By debugging, it appears to be the following line with 'sklearn.model_selection._search' that causes problems:
line 648: for parameters, (train, test) in product(candidate_params,
cv.split(X, y, groups)))
, on which the program hangs and cannot continue.
I would really appreciate some insights as to what this means and why this could happen.
Thanks in advance
Are you using a GPU? If so, you can't have multiple threads running each variation of the params because they won't be able to share the GPU.
Here's a full example on how to use keras, sklearn wrappers in a Pipeline with GridsearchCV: Pipeline with a Keras Model
If you really want to have multiple jobs in the GridSearchCV, you can try to limit the GPU fraction used by each job (e.g. if each job only allocates 0.5 of the available GPU memory, you can run 2 jobs simultaneously)
See these issues:
Limit the resource usage for tensorflow backend
GPU memory fraction does not work in keras 2.0.9 but it works in 2.0.8
I dealt with this problem too and it really slowed me down not being able to run what is essentially trivially-parallelizable code.
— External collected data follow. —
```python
EXPORTS = {
    "bsarec_abi_version": (C.c_int, []),
    "bsarec_workspace_bytes": (C.c_size_t, [C.POINTER(Config)]),
    "bsarec_plan_create": (C.c_int, [C.POINTER(C.c_void_p), C.POINTER(Config), C.POINTER(Tensors), C.POINTER(Tensors),
                                     C.POINTER(Tensors), C.c_void_p, C.c_size_t, C.c_void_p, C.c_void_p, C.c_void_p]),
    "bsarec_shadow_refresh": (C.c_int, [C.c_void_p, C.c_void_p]),
    "bsarec_plan_set_dense_grad_hook": (C.c_int, [C.c_void_p, HOOK, C.c_void_p, C.c_void_p]),
    "bsarec_plan_set_train_sampler": (C.c_int, [C.c_void_p, C.c_void_p]),
    "bsarec_buffer_is_bf16": (C.c_int, [C.c_void_p, C.c_int, C.c_int]),
    "bsarec_plan_is_fused": (C.c_int, [C.c_void_p]),
    "bsarec_config_is_fused": (C.c_int, [C.c_void_p]),
    "bsarec_plan_destroy": (None, [C.c_void_p]),
    "bsarec_buffer_offset": (C.c_long, [C.c_void_p, C.c_int, C.c_int]),
    "bsarec_step_begin": (C.c_int, [C.c_void_p, C.c_void_p]),
    "bsarec_forward": (C.c_int, [C.c_void_p, C.c_void_p, C.c_int, C.c_void_p]),
    "bsarec_forward_last": (C.c_int, [C.c_void_p, C.c_void_p, C.c_int, C.c_void_p]),
    "bsarec_loss": (C.c_int, [C.c_void_p, C.c_void_p, C.c_void_p]),
    "bsarec_loss_bce": (C.c_int, [C.c_void_p, C.c_void_p, C.c_void_p, C.c_void_p]),
    "bsarec_loss_logsig": (C.c_int, [C.c_void_p, C.c_void_p, C.c_void_p, C.c_void_p]),
    "bsarec_logits": (C.c_int, [C.c_void_p, C.c_void_p]),
    "bsarec_backward": (C.c_int, [C.c_void_p, C.c_void_p]),
    "bsarec_backward_seq": (C.c_int, [C.c_void_p, C.c_void_p, C.c_void_p]),
    "bsarec_backward_seq_multi": (C.c_int, [C.c_void_p, C.c_void_p, C.c_void_p]),
    "bsarec_adam_step": (C.c_int, [C.POINTER(Adam), C.c_void_p, C.c_void_p]),
    "bsarec_train_step": (C.c_int, [C.c_void_p, C.c_void_p, C.c_void_p, C.POINTER(Adam), C.c_void_p]),
    "bsarec_gather_batch": (C.c_int, [C.c_void_p, C.c_void_p, C.c_void_p, C.c_long, C.c_void_p, C.c_int, C.c_int,
                                      C.c_void_p, C.c_void_p, C.c_void_p]),
    "bsarec_train_step_indexed": (C.c_int, [C.c_void_p] * 4 + [C.c_long] + [C.c_void_p] * 3 + [C.POINTER(Adam), C.c_void_p]),
    "bsarec_grad_step_indexed": (C.c_int, [C.c_void_p] * 4 + [C.c_long] + [C.c_void_p] * 3 + [C.c_float] * 3 + [C.c_void_p]),
    "bsarec_adam_apply": (C.c_int, [C.POINTER(Adam), C.c_void_p, C.c_void_p]),
    "bsarec_mask_seen": (C.c_int, [C.c_void_p, C.c_long, C.c_int, C.c_void_p, C.c_void_p, C.c_void_p, C.c_void_p]),
    "bsarec_topk_seen": (C.c_int, [C.c_void_p, C.c_long, C.c_int, C.c_int, C.c_void_p, C.c_void_p, C.c_void_p, C.c_int, C.c_void_p,
                                   C.c_void_p, C.c_void_p]),
    "bsarec_sampled_rank": (C.c_int, [C.c_void_p, C.c_long, C.c_void_p, C.c_int, C.c_int, C.c_int] + [C.c_void_p] * 5 +
                            [C.c_int, C.c_uint64, C.c_uint32] + [C.c_void_p] * 4),
    "bsarec_topk_full_workspace_bytes": (C.c_long, [C.c_int] * 5),
    "bsarec_topk_full": (C.c_int, [C.c_void_p, C.c_long, C.c_void_p, C.c_int, C.c_int, C.c_int] + [C.c_void_p] * 3 +
                         [C.c_int, C.c_int, C.c_void_p, C.c_long, C.c_void_p, C.c_void_p, C.c_void_p]),
    "bsarec_freq_layer_fwd": (C.c_int, [C.c_void_p] * 5 + [C.c_int] * 4 + [C.c_float, C.c_float, C.c_void_p, C.c_int,
# ... 91 lines not shown
```

bsarec_amd/csrc/bsarec_hip.hip:

```cpp
#include <cmath>
#include "../../include/bsarec_hip.h"
#include "../../include/bsarec_shard.h"
#include "epilogues.h"
#include "kernels.h"
#include "fused_layer.h"
#include "dw_direct.h"
#include "fused_top.h"
#include "fused_chain.h"
#include "comm.h"
#include "catalogue_shard.h"
#include "sampled_rank.h"
#include "full_rank.h"
#include "sampled_softmax.h"
#include "lazy_adam.h"

#include <hip/hip_runtime.h>
#include <math.h>
#include <stdio.h>
#include <stdlib.h>
#include <string.h>
#include <vector>
#include <algorithm>

#define HIPCHK(x) do { hipError_t e_ = (x); if (e_ != hipSuccess) return (int)e_; } while (0)
// ... 36 lines not shown
    float *xhat0, *rstd0;
    LayerBufs lb[BSAREC_MAX_LAYERS];
    float *logits, *dlogits, *loss_rows, *loss;
    float *dXa, *dXb, *dz, *dT, *dU, *dH, *dXacc, *dO, *dF, *dC, *dS, *dq, *dk, *dv, *dXtmp, *dlast_slab;
    float *slab_wL[BSAREC_MAX_LAYERS], *slab_bL[BSAREC_MAX_LAYERS], *part_lnL[BSAREC_MAX_LAYERS], *part_betaL[BSAREC_MAX_LAYERS];
    float *part_ln0, *part_pos, *trash;
    int pos_slices;
    ReduceJob* jobs; int jobs_per_layer;
    ReduceJob* jobs_pruned;
    bool prune_ok;
    bool pruned;
    int loss_kind;
    const float* ext_dy = nullptr;
    const float* ext_mid[BSAREC_MAX_LAYERS] = {};
    const int64_t *bce_pos, *bce_neg;
    float *part_kvb, *slab_dummy;
    float* part_cwL[BSAREC_MAX_LAYERS];
    float *top_dq, *top_dO, *top_dT, *top_dU, *top_ak, *top_rk, *top_av, *top_rv;
    int* blockmap; int red_blocks;
    long red_elems; const float *red_lo, *red_hi;
    int top_slabs; bool embed_in_block, direct_dw;
    bool scatter_in_block;
    ProfState prof;
    long long* stamps = nullptr;
    bsarec_hook_t dense_hook = nullptr; void* dense_hook_user = nullptr;
    float* lookup_grad = nullptr;
    unsigned long long* lookup_acc = nullptr;
    int* ssm_cand = nullptr; float *ssm_corr = nullptr, *ssm_logits = nullptr, *ssm_dlogits = nullptr;
    const int64_t* pop_cum = nullptr;
    const int64_t* ssm_answers = nullptr;
    int ssm_nslab = 0;
    LazyRows lazy = {};
    bool lazy_now = false;
};
struct PlanScope {
    bsarec_plan* prev;
    explicit PlanScope(bsarec_plan* p) : prev(t_plan) { t_plan = p; }
    ~PlanScope() { t_plan = prev; }
};

struct ProfScope {
    hipStream_t s; bool on; hipEvent_t stop;
    ProfScope(int kclass, hipStream_t st) : s(st), on(false) {
        ProfState* ps = t_plan ? &t_plan->prof : nullptr;
        on = ps && kclass != BSAREC_K_NONE && kclass == ps->kclass;
        if (!on) return;
        if (ps->used == ps->events.size()) {
            hipEvent_t a, b;
            (void)hipEventCreate(&a); (void)hipEventCreate(&b);
            ps->events.push_back({a, b});
        }
        (void)hipEventRecord(ps->events[ps->used].first, s);
        stop = ps->events[ps->used].second;
        ++ps->used;
    }
    ~ProfScope() { if (on) (void)hipEventRecord(stop, s); }
};

template <auto Kernel, class... A>
static int launch_lds(dim3 grid, dim3 block, size_t smem, hipStream_t s, const A&... a) {
    static size_t raised = 0;
    if (smem > 48 * 1024 && smem > raised) {
        HIPCHK(hipFuncSetAttribute(reinterpret_cast<const void*>(Kernel), hipFuncAttributeMaxDynamicSharedMemorySize, (int)smem));
        raised = smem;
    }
    if (g_dry) return 0;
// ... 41 lines not shown
    memset(&e, 0, sizeof(e));
    e.C[0] = C; e.ldc = ldc;
    return e;
}

struct Carver {
    char* base; size_t off;
    explicit Carver(char* b) : base(b), off(0) {}
    template <class T> T* take(size_t n) {
        T* p = base ? reinterpret_cast<T*>(base + off) : nullptr;
        off += rup((long)(n * sizeof(T)), 256);
        return p;
    }
};

static int check_cfg(const bsarec_config_t& c) {
    if (c.batch < 1 || c.seq_len < 1 || c.seq_len > 256) return -1;
    if (c.hidden < 4 || c.hidden > 256 || c.hidden % 4) return -2;
    if (c.heads < 1 || c.hidden % c.heads || (c.hidden / c.heads) % 4) return -3;
    if (c.layers < 1 || c.layers > BSAREC_MAX_LAYERS) return -4;
    if (c.item_size < 2) return -5;
    if (c.cutoff_bins < 1 || c.cutoff_bins > c.seq_len / 2 + 1) return -6;
    if ((long)c.cutoff_bins * c.hidden > 8192) return -7;
    if (c.p_hidden < 0.f || c.p_hidden >= 1.f || c.p_attn < 0.f || c.p_attn >= 1.f) return -8;
    if (c.filter_kind != 0 && c.filter_kind != 1) return -9;
    if (c.filter_kind == 1 && c.cutoff_bins != c.seq_len / 2 + 1) return -9;
    if (c.hidden_act < 0 || c.hidden_act > 4) return -14;
    if (c.storage < 0 || c.storage > 1) return -15;
    if (c.splits < 0 || c.splits > 1024 || c.top_slabs < 0 || c.top_slabs > 16) return -16;
    if (c.train_negatives < 0 || c.train_negatives > BSAREC_TRAIN_NEG_MAX) return -17;
    if (c.train_sampler < 0 || c.train_sampler > 1 || c.train_no_logq < 0 || c.train_no_logq > 1) return -17;
    if (c.train_negatives > 0 && c.storage != 0) return -18;
    if (c.train_lazy_adam < 0 || c.train_lazy_adam > 1 || (c.train_lazy_adam && c.train_negatives == 0)) return -19;
    return 0;
}

static bool fused_shape_ok(const bsarec_config_t& c) {
    const int dh = c.hidden / c.heads;
    if (c.no_fused || c.hidden_act != 0 || c.hidden != 64 || c.seq_len > 64 || !(dh == 16 || dh == 32 || dh == 64)) return false;
    if (c.filter_kind == 1) return c.storage == 0 && c.alpha == 1.0f && c.cutoff_bins <= 36;
    return c.cutoff_bins <= FUSED_MAX_CB;
}

#define SSM_SLAB_MAX 32
static void ssm_split(int N, int cap, int* nslab, int* chunk) {
    const int want = std::max(1, std::min(cap, N / 256));
    *chunk = (int)rup(cdiv(N, want), SSM_KS);
    *nslab = cdiv(N, *chunk);
}

static void derive(bsarec_plan& p) {
    const bsarec_config_t& c = p.cfg;
    p.fused = fused_shape_ok(c);
    p.bf = c.storage == 1 && p.fused;
    p.bf_products = c.storage == 1 && !p.fused;
    p.T = c.batch * c.seq_len;
    p.Lp = (int)rup(c.seq_len, 4);
    p.Vp = (int)rup(c.item_size, 4);
    p.dh = c.hidden / c.heads;
    p.nblk = p.fused ? c.batch : cdiv(p.T, 64);
    p.rows_pb = p.fused ? c.seq_len : 64;
    const int want_splits = c.splits > 0 ? c.splits : (p.fused ? 32 : 40);
    p.top_slabs = c.top_slabs > 0 ? c.top_slabs : 2;
    p.embed_in_block = !c.separate_embed || p.bf;
    p.direct_dw = !c.dw_tiled && (long)p.T * 4 * c.hidden * 4 < (1L << 31);
    p.scatter_in_block = p.fused && p.direct_dw && !c.separate_embed;
    long ch = rup(cdiv(p.T, want_splits), p.bf ? 2 * GEMM_BK : GEMM_BK);
// ... 69 lines not shown
}

extern "C" int bsarec_abi_version(void) { return BSAREC_ABI_VERSION; }

extern "C" size_t bsarec_workspace_bytes(const bsarec_config_t* cfg) {
    if (!cfg || check_cfg(*cfg) != 0) return 0;
    bsarec_plan p;
    p.cfg = *cfg;
    derive(p);
    size_t total = 0;
    carve(p, nullptr, &total);
    return total;
}

struct SlabMap { long wq, wk, wv, wo, w1, w2, wtot, bq, bk, bv, bo, b1, b2, btot; };
static SlabMap slab_map(long d) {
    SlabMap m;
    m.wq = 0; m.wk = d * d; m.wv = 2 * d * d; m.wo = 3 * d * d; m.w1 = 4 * d * d; m.w2 = 8 * d * d; m.wtot = 12 * d * d;
    m.bq = 0; m.bk = d; m.bv = 2 * d; m.bo = 3 * d; m.b1 = 4 * d; m.b2 = 8 * d; m.btot = 9 * d;
    return m;
}

static float* slab_w_ptr(const bsarec_plan& p, int l, long tensor_off) { return p.slab_wL[l] + tensor_off * p.nsplit; }
static float* slab_b_ptr(const bsarec_plan& p, int l, long tensor_off) { return p.slab_bL[l] + tensor_off * p.nsplit; }

enum LnPart { LN_FF_G, LN_FF_B, LN_A_G, LN_A_B, LN_F_G, LN_F_B };
enum Ln0Part { LN_E_G, LN_E_B };
static float* ln_part(const bsarec_plan& p, int l, LnPart k) { return p.part_lnL[l] + (long)k * p.nblk * p.cfg.hidden; }
static float* ln0_part(const bsarec_plan& p, Ln0Part k) { return p.part_ln0 + (long)k * p.nblk * p.cfg.hidden; }

static const float* h_last(const bsarec_plan& p) { return p.X[p.cfg.layers] + (long)(p.cfg.seq_len - 1) * p.cfg.hidden; }
static long h_last_stride(const bsarec_plan& p) { return (long)p.cfg.seq_len * p.cfg.hidden; }
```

The issue is indeed with the tensorflow session. If a session in created in the parent process before GridSearchCV.fit(), it will hang!
The solution for me was to keep all session/graph creation code restricted to the KerasClassifer class and the model creation function i passed to it.
Also what Felipe said about the memory is true, you will want to restrict the memory usage of TF in either the model creation function or a subclass of KerasClassifier.
Related info:
Session hang issue with python multiprocessing
Keras + Tensorflow and Multiprocessing in Python
TL;DR Answer: You can't because your Keras model can't be serialized, and serialization is needed for parallelizing in Python with joblib.
This problem is much detailed here: https://www.neuraxle.org/stable/scikit-learn_problems_solutions.html#problem-you-can-t-parallelize-nor-save-pipelines-using-steps-that-can-t-be-serialized-as-is-by-joblib
The solution to parallelize your code is to make your Keras estimator serializable. This can be done using savers as described at the link above.
If you're lucky enough to be using TensorFlow v2's prebuilt Keras module, the following practical code sample will reveal to be useful to you as you'd practically just need to take the code and modify it with yours:
https://github.com/guillaume-chevalier/seq2seq-signal-prediction
In this example, all the saving and loading code is all pre-written for you using Neuraxle-TensorFlow, and this makes it parallelizeable if you use Neuraxle's AutoML methods (e.g.: Neuraxle's grid search and Neuraxle's own parallelism things).